Spain’s acting Prime Minister Pedro Sánchez has now put forward two Catalan Socialist politicians to head up Spain’s two chambers, the Congress and the Senate, less than a day after pro-independence parties vetoed his original choice for Spanish senate speaker.

Meritxell Batet, currently the Socialist government minister responsible for relations with the autonomous communities, who has sent out mixed messages over the years regarding an independence referendum, has been nominated as speaker of the Spanish Congress.

Meanwhile, Manuel Cruz, a philosophy professor and former universities spokesperson, who has been outspoken against independence, has been put forward for the less legally significant but highly symbolic role of Spanish Senate speaker.

Meritxell Batet in May 2019 (Sílvia Jardí / via ACN)
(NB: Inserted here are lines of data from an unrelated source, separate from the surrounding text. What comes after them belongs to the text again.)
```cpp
int segf_cast(const void* src, int src_dt, void* dst, int dst_dt, int64_t n, void* stream);
int segf_cast2d(const void* src, int src_dt, int64_t ld_src, void* dst, int dst_dt, int64_t ld_dst, int64_t rows, int64_t cols,
                void* stream);
int segf_permute021(const void* in, int in_dt, void* out, int out_dt, int64_t A, int64_t Bd, int64_t Cd,
                    int64_t ld_out, void* stream);
typedef struct SegfPrepItem {
    const void* src; void* dst;
    int64_t rows, cols, ld_src, ld_dst, pb, pc;
    int32_t op, src_dt, dst_dt, reserved;
// ... 105 lines not shown
int segf_bn_cls_bwd_supported(int dt, int64_t M, int C, int K, int64_t rows_per_sample);
int64_t segf_bn_cls_bwd_ws(int64_t M, int C, int64_t rows_per_sample);
int segf_bn_cls_bwd(int dt, int64_t M, int C, int K, const void* dy, int64_t ldy, const void* w, int64_t ldw, const void* x,
                    const float* mean, const float* rstd, const float* gamma, const float* beta, int act,
                    const float* chan_scale, int64_t rows_per_sample, int eval_mode, void* dx, float* dgamma, float* dbeta,
                    float* ws, void* stream);
int segf_bn_cls_bwd_dw_supported(int dt, int64_t M, int C, int K, int64_t rows_per_sample, int C1);
int64_t segf_bn_cls_bwd_dw_ws(int64_t M, int C, int64_t rows_per_sample);
int segf_bn_cls_bwd_dw(int dt, int64_t M, int C, int K, const void* dy, int64_t ldy, const void* w, int64_t ldw, const void* x,
                       const float* mean, const float* rstd, const float* gamma, const float* beta, int act,
                       const float* chan_scale, int64_t rows_per_sample, int eval_mode, void* dx, float* dgamma,
                       float* dbeta, float* ws, const void* x1, int64_t ldx1, int C1, float* dG, void* stream);
int64_t segf_bn_cls_bwd_full_ws(int64_t M, int C, int K, int64_t rows_per_sample);
int segf_bn_cls_bwd_full(int dt, int64_t M, int C, int K, const void* dy, int64_t ldy, const void* w, int64_t ldw, const void* x,
                         const float* mean, const float* rstd, const float* gamma, const float* beta, int act,
                         const float* chan_scale, int64_t rows_per_sample, int eval_mode, void* dx, float* dgamma, float* dbeta,
                         float* ws, const void* x1, int64_t ldx1, int C1, float* dG, float* dwcls, void* stream);

int64_t segf_grn_ws(int B, int64_t rows_per_sample, int C, int bwd);
int segf_grn_fwd(int dt, int B, int64_t rows_per_sample, int C, const void* x, const float* gamma, const float* beta, void* y,
                 float* a_scratch, float* sumsq_out, float* ws, int pre_gelu, void* stream);
int segf_grn_bwd(int dt, int B, int64_t rows_per_sample, int C, const void* x, const void* dy, const float* gamma,
                 const float* sumsq_saved, void* dx, float* dgamma, float* dbeta, float* ws, int pre_gelu, void* stream);

int segf_attention_fwd(int dt, int B, int heads, int N, int Nkv, int hd, const void* q, int64_t ldq,
                       const void* k, int64_t ldk, const void* v, int64_t ldv, float scale,
                       void* o, int64_t ldo, float* lse, void* stream);
int64_t segf_attention_bwd_ws(int B, int heads, int N, int Nkv, int hd);
int segf_attention_bwd(int dt, int B, int heads, int N, int Nkv, int hd, const void* q, int64_t ldq,
                       const void* k, int64_t ldk, const void* v, int64_t ldv, float scale,
                       const void* o, int64_t ldo, const void* d_o, int64_t lddo, const float* lse,
                       void* dq, int64_t lddq, void* dk, int64_t lddk, void* dv, int64_t lddv,
                       float* ws, void* stream);

int segf_group_attention_supported(int dt, int B, int H, int W, int heads, int hd, int G, int interval, int lda);
int segf_group_attention_fwd(int dt, int B, int H, int W, int heads, int hd, int G, int interval, int lda, const void* qkv,
                             int64_t ldqkv, const float* bias, float scale, void* o, int64_t ldo, float* lse, void* stream);
int64_t segf_group_attention_bwd_ws(int B, int H, int W, int heads, int hd, int G, int interval, int lda);
int segf_group_attention_bwd(int dt, int B, int H, int W, int heads, int hd, int G, int interval, int lda, const void* qkv,
                             int64_t ldqkv, const float* bias, float scale, const void* d_o, int64_t lddo, const float* lse,
                             void* dqkv, int64_t lddqkv, float* dbias, float* ws, void* stream);

int segf_dwconv3x3_gelu_fwd(int dt, int B, int H, int W, int C, const void* x, const float* w ,
                            const float* bias, int apply_gelu, void* y, void* stream);
int64_t segf_dwconv3x3_bwd_ws(int B, int H, int W, int C);
int segf_dwconv3x3_bwd_blocks(int dt, int B, int H, int W, int C);
int segf_dwconv3x3_gelu_bwd(int dt, int B, int H, int W, int C, const void* x, const float* w, const float* bias,
                            int apply_gelu, const void* dy, void* du, void* dx, float* dw, float* db,
                            float* ws, void* stream);
int segf_dwconv3x3_gelu_bwd_fc2_supported(int dt, int B, int H, int W, int C_hidden, int C_in);
int segf_dwconv3x3_gelu_bwd_fc2(int dt, int B, int H, int W, int C_hidden, int C_in, const void* f, const float* w9,
                                const float* bias, const void* dys, int64_t ld_dys, const void* w2, void* du, void* dx,
                                float* dw, float* db, float* ws, void* stream);

int segf_dwconv7x7_fwd(int dt, int B, int H, int W, int C, const void* x, const float* wt, const float* bias, void* y,
                       void* stream);
int64_t segf_dwconv7x7_bwd_ws(int B, int H, int W, int C);
int segf_dwconv7x7_bwd(int dt, int B, int H, int W, int C, const void* x, const float* wt, const void* dy, void* dx,
                       float* dw, float* db, float* ws, void* stream);

int segf_conv3x3_fwd_splitk(int mode, int B, int H, int W, int Cin, int Cout);
int segf_conv3x3_pick_splitk(int Cin, int Cout, int64_t P);
int segf_conv3x3(int mode, int B, int H, int W, int Cin, int Cout, const void* x, int64_t ldx, const void* w, int64_t ldw,
                 void* y, int y_dt, int64_t ldy, const float* bias, int split_k, float* ws, void* stream);

int segf_conv3x3_dil_live_taps(int H, int W, int dilation, int* taps );
int segf_conv3x3_dil_supported(int dt, int mode, int B, int H, int W, int Cin, int Cout, int dilation);
int segf_conv3x3_dil_pick_splitk(int B, int H, int W, int Cin, int Cout, int dilation);
int segf_conv3x3_dil(int dt, int mode, int B, int H, int W, int Cin, int Cout, int dilation, const void* x, int64_t ldx,
                     const void* w, int64_t ldw, void* y, int64_t ldy, int split_k, float* ws, void* stream);

int segf_gelu(int dt, int mode, const void* u, const void* dy, void* y, int64_t n, void* stream);
int segf_rowdot(const float* a, int64_t lda, const float* b, int64_t ldb, const float* extra_a, const float* extra_b,
                float* out, int64_t rows, int64_t cols, void* stream);
int segf_adaptive_avgpool(int dt, int bwd, int B, int H, int W, int C, int S, const void* in, void* out, void* stream);

int segf_im2col(int dt, int in_nchw_f32, int B, int H, int W, int Cin, int kh, int kw, int stride, int pad,
                int Ho, int Wo, const void* x, void* col, int64_t ldcol, void* stream);
int segf_col2im(int dt, int B, int H, int W, int Cin, int kh, int kw, int stride, int pad,
                int Ho, int Wo, const void* dcol, int64_t ldcol, void* dx, void* stream);

int segf_bilinear_fwd(int dt, int B, int h, int w, int C, const void* in, int64_t ldi,
                      int H, int W, void* out, int64_t ldo, int align_corners, void* stream);
int segf_bilinear_bwd(int dt, int B, int h, int w, int C, void* din, int64_t ldi,
                      int H, int W, const void* dout, int64_t ldo, int align_corners, void* stream);
int segf_bilinear_bwd_248(int dt, int B, int H, int W, int C, const void* dout, int64_t ldo, void* d2, void* d4, void* d8,
                          void* stream);
int segf_upsample_add(int dt, int B, int H, int W, int C, const void* base, int64_t ldb, int nsrc,
                      const void* src0, int h0, int w0, int64_t ld0, const void* src1, int h1, int w1, int64_t ld1,
                      const void* src2, int h2, int w2, int64_t ld2, void* out, int64_t ldo, int align_corners, void* stream);
int64_t segf_upsample_add_stats_ws(int B, int H, int W, int C);
int segf_upsample_add_stats(int dt, int B, int H, int W, int C, const void* base, int64_t ldb, int nsrc,
                            const void* src0, int h0, int w0, int64_t ld0, const void* src1, int h1, int w1, int64_t ld1,
                            const void* src2, int h2, int w2, int64_t ld2, void* out, int64_t ldo, int align_corners,
                            float* sums, float* ws, void* stream);
int segf_fuse_map_248_supported(int dt, int B, int H, int W, int C, int C1);
int64_t segf_fuse_map_248_ws(int B, int H, int W, int C);
int segf_fuse_map_248(int B, int H, int W, int C, int C1, const void* x1, int64_t ldx1, const void* g1, int64_t ldg,
                      const void* t2, int64_t ld2, const void* t3, int64_t ld3, const void* t4, int64_t ld4,
                      void* out, int64_t ldo, float* sums, float* ws, void* stream);
int segf_bn_stats_from_sums(const float* sums, int64_t rows, int C, float* mean, float* rstd, float* running_mean,
                            float* running_var, float momentum, float eps, void* stream);
int segf_nearest_up(int dt, int bwd, int B, int h, int w, int C, int H, int W, const void* in, const void* base, void* out,
                    void* stream);
int segf_bilinear_to_nchw_f32(int dt, int B, int h, int w, int C, const void* in, int64_t ldi,
                              int H, int W, float* out, void* stream);
// ... 70 lines not shown
```

### segmentation_factory_amd/csrc/conv.hip

```cpp
#include <stdlib.h>
#include "colreduce.h"

#define DW_PIX 4

template <typename T, int MODE>
__global__ void __launch_bounds__(256) dwconv3x3_kernel(const T* __restrict__ x, const float* __restrict__ w,
                                                         const float* __restrict__ bias, int apply_gelu,
                                                         const T* __restrict__ dy, T* __restrict__ y, int B, int H, int W, int C) {
    const int nchunk = C / 8;
    const int wg = (W + DW_PIX - 1) / DW_PIX;
    const int units = B * H * wg;
    const int64_t g = (int64_t)xcd_block() * 256 + threadIdx.x;
    const int ustep = (int)(((int64_t)gridDim.x * 256) / nchunk);
    const int c0 = (int)(g % nchunk) * 8;
    f32x2_t wk[9][4], bs[4];
#pragma unroll
    for (int jj = 0; jj < 4; ++jj) {
#pragma unroll
        for (int kk = 0; kk < 9; ++kk) {
            const int ks = MODE == 1 ? 8 - kk : kk;
            wk[kk][jj] = f32x2_t{w[(c0 + 2 * jj) * 9 + ks], w[(c0 + 2 * jj + 1) * 9 + ks]};
        }
        bs[jj] = (MODE != 1 && bias) ? f32x2_t{bias[c0 + 2 * jj], bias[c0 + 2 * jj + 1]} : f32x2_t{0.f, 0.f};
    }
// ... 311 lines not shown
                load_row(yin + 2, rawb[(j + 2) % 3]);
                load_grow(yin + 1, dysb[(j + 2) % 3]);
                const bool vy = yin >= 0 && yin < H && yin <= yb;
#pragma unroll
                for (int cx = 0; cx < DW_PIX + 2; ++cx) {
                    f32x2_t v[2];
                    unpack4v(curc[cx], vy && cok[cx], v);
#pragma unroll
                    for (int kx = 0; kx < 3; ++kx) {
                        const int p = cx - kx;
                        if (p >= 0 && p < DW_PIX) {
#pragma unroll
                            for (int jj = 0; jj < 2; ++jj) {
                                P[p][jj] = wk[6 + kx][jj] * v[jj] + P[p][jj];
                                Cc[p][jj] = wk[3 + kx][jj] * v[jj] + Cc[p][jj];
                                N[p][jj] = wk[kx][jj] * v[jj] + N[p][jj];
                            }
                        }
                    }
                }
                const int yo = yin - 1;
                if (yo >= ya && yo < yb) {
                    dwf_f32x4 dgf[4];
#pragma unroll
                    for (int jm = 0; jm < 4; ++jm) {
                        dgf[jm] = dwf_f32x4{0.f, 0.f, 0.f, 0.f};
#pragma unroll
                        for (int s = 0; s < KS; ++s)
                            dgf[jm] = __builtin_amdgcn_mfma_f32_16x16x32_bf16(__builtin_bit_cast(dwf_bf16x8, gcurc[s]), Bf[jm][s], dgf[jm], 0, 0, 0);
                    }
                    T* orow = yo_b + (int64_t)yo * W * C;
#pragma unroll
                    for (int h = 0; h < DW_PIX / 2; ++h) {
                        f32x2_t a8[4] = {P[2 * h][0], P[2 * h][1], P[2 * h + 1][0], P[2 * h + 1][1]};
                        Raw4<T> q0, q1;
                        q0.u.x = pack2bf(dgf[0][2 * h], dgf[1][2 * h]); q0.u.y = pack2bf(dgf[2][2 * h], dgf[3][2 * h]);
                        q1.u.x = pack2bf(dgf[0][2 * h + 1], dgf[1][2 * h + 1]); q1.u.y = pack2bf(dgf[2][2 * h + 1], dgf[3][2 * h + 1]);
                        f32x2_t gy[4], g0[2], g1[2];
                        unpack4v(q0, true, g0); unpack4v(q1, true, g1);
                        gy[0] = g0[0]; gy[1] = g0[1]; gy[2] = g1[0]; gy[3] = g1[1];
                        gelu_erf8<true>(a8, gy);
                        const f32x2_t o0[2] = {a8[0], a8[1]}, o1[2] = {a8[2], a8[3]};
                        if (cok[2 * h + 1]) store4v(orow + coff[2 * h + 1], o0);
                        if (cok[2 * h + 2]) store4v(orow + coff[2 * h + 2], o1);
                    }
                }
#pragma unroll
                for (int p = 0; p < DW_PIX; ++p) { P[p][0] = bs[0]; P[p][1] = bs[1]; }
            }
        }
    }
}

static inline int dw_blocks(int B, int H, int W, int C) {
    return colfixed_blocks((int64_t)B * H * ((W + DW_PIX - 1) / DW_PIX), C / 8, 8, 16384);
}

extern "C" int segf_dwconv3x3_gelu_fwd(int dt, int B, int H, int W, int C, const void* x, const float* w, const float* bias,
                                       int apply_gelu, void* y, void* stream) {
    if (B <= 0 || H <= 0 || W <= 0) return 0;
    if (C <= 0 || C % 8 != 0 || ((uintptr_t)x % 16) || ((uintptr_t)y % 16)) return SEGF_ERR_SHAPE;
    if ((int64_t)B * H * W >= (1ll << 31)) return SEGF_ERR_SHAPE;
    hipStream_t st = (hipStream_t)stream;
    const int blocks = dw_blocks(B, H, W, C);
    SEGF_DISPATCH_DT(dt, T, {
        if (dw_use_walk()) dw_walk_launch<T, 0>(st, (const T*)x, w, bias, apply_gelu, (const T*)nullptr, (T*)y, B, H, W, C);
        else
        hipLaunchKernelGGL((dwconv3x3_kernel<T, 0>), dim3(blocks), dim3(256), 0, st, (const T*)x, w, bias, apply_gelu,
                           (const T*)nullptr, (T*)y, B, H, W, C);
    })
    SEGF_CHECK_LAUNCH();
    return 0;
}

#define DWG_MAX_BLOCKS 1024
struct DwgPlan { int ch, rl, slabs, nblk, units_per_blk; };
static inline DwgPlan dwg_plan(int B, int H, int W, int C) {
    DwgPlan p;
    const int nchunk = C / 8;
    p.ch = nchunk < 256 ? nchunk : 256;
    p.rl = 256 / p.ch;
    p.slabs = (nchunk + p.ch - 1) / p.ch;
    const int64_t units = (int64_t)B * H * ((W + DW_PIX - 1) / DW_PIX);
    int64_t want = cdiv64(units, (int64_t)p.rl * 4);
    int cap = DWG_MAX_BLOCKS / p.slabs;
    if (cap < 1) cap = 1;
    p.nblk = (int)(want < 1 ? 1 : (want > cap ? cap : want));
    p.units_per_blk = (int)cdiv64(units, p.nblk);
    return p;
}

template <typename T>
__global__ void __launch_bounds__(256) dwconv3x3_wgrad_kernel(const T* __restrict__ x, const T* __restrict__ du,
                                                               float* __restrict__ partial, int B, int H, int W, int C, int ch,
                                                               int rl, int units_per_blk) {
    __shared__ float red[256 * 8];
    const int tx = threadIdx.x % ch, ty = threadIdx.x / ch;
    const int chunk = blockIdx.y * ch + tx;
    const int c0 = chunk * 8;
    const bool active = ty < rl && c0 < C;
    const int wg = (W + DW_PIX - 1) / DW_PIX;
    const int units = B * H * wg;
    float acc[10][8];
#pragma unroll
    for (int o = 0; o < 10; ++o)
#pragma unroll
        for (int j = 0; j < 8; ++j) acc[o][j] = 0.f;
    (void)units_per_blk;
    if (active) {
        for (int u = (int)xcd_block() * rl + ty; u < units; u += (int)gridDim.x * rl) {
            const int xg = u % wg;
            const int t = u / wg;
            const int yy = t % H;
            const int b = t / H;
            const int x0 = xg * DW_PIX;
            Raw8<T> graw[DW_PIX], vraw[3][DW_PIX + 2];
#pragma unroll
            for (int p = 0; p < DW_PIX; ++p) {
                const int xp = x0 + p < W ? x0 + p : W - 1;
                graw[p] = load8_raw<T>(du + (((int64_t)b * H + yy) * W + xp) * C + c0);
            }
#pragma unroll
            for (int ky = 0; ky < 3; ++ky) {
// ... 955 lines not shown
```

Cruz is a close friend of Miquel Iceta, leader of the Catalan Socialists (PSC) party, who was the first choice for the role before pro-independence parties vetoed his appointment to Spain’s senate, accusing the governing Socialists (PSOE) of tokenism.

Responding to the news, Iceta said that ‘sometimes good things can arise from bad things’ and emphasised that it showed Sánchez’s ‘commitment to dialogue, coexistence and reform’.

Neither of the new nominees will need the go-ahead from the Catalan Parliament to take up office, since they were both elected to their respective chambers at the April general election, which the Socialists won without securing an overall minority.

Acting Prime Minister Sánchez has vowed that the new parliament would be centred on ‘consensus’ and solving the Catalan crisis ‘within the framework of the Spanish Constitution’.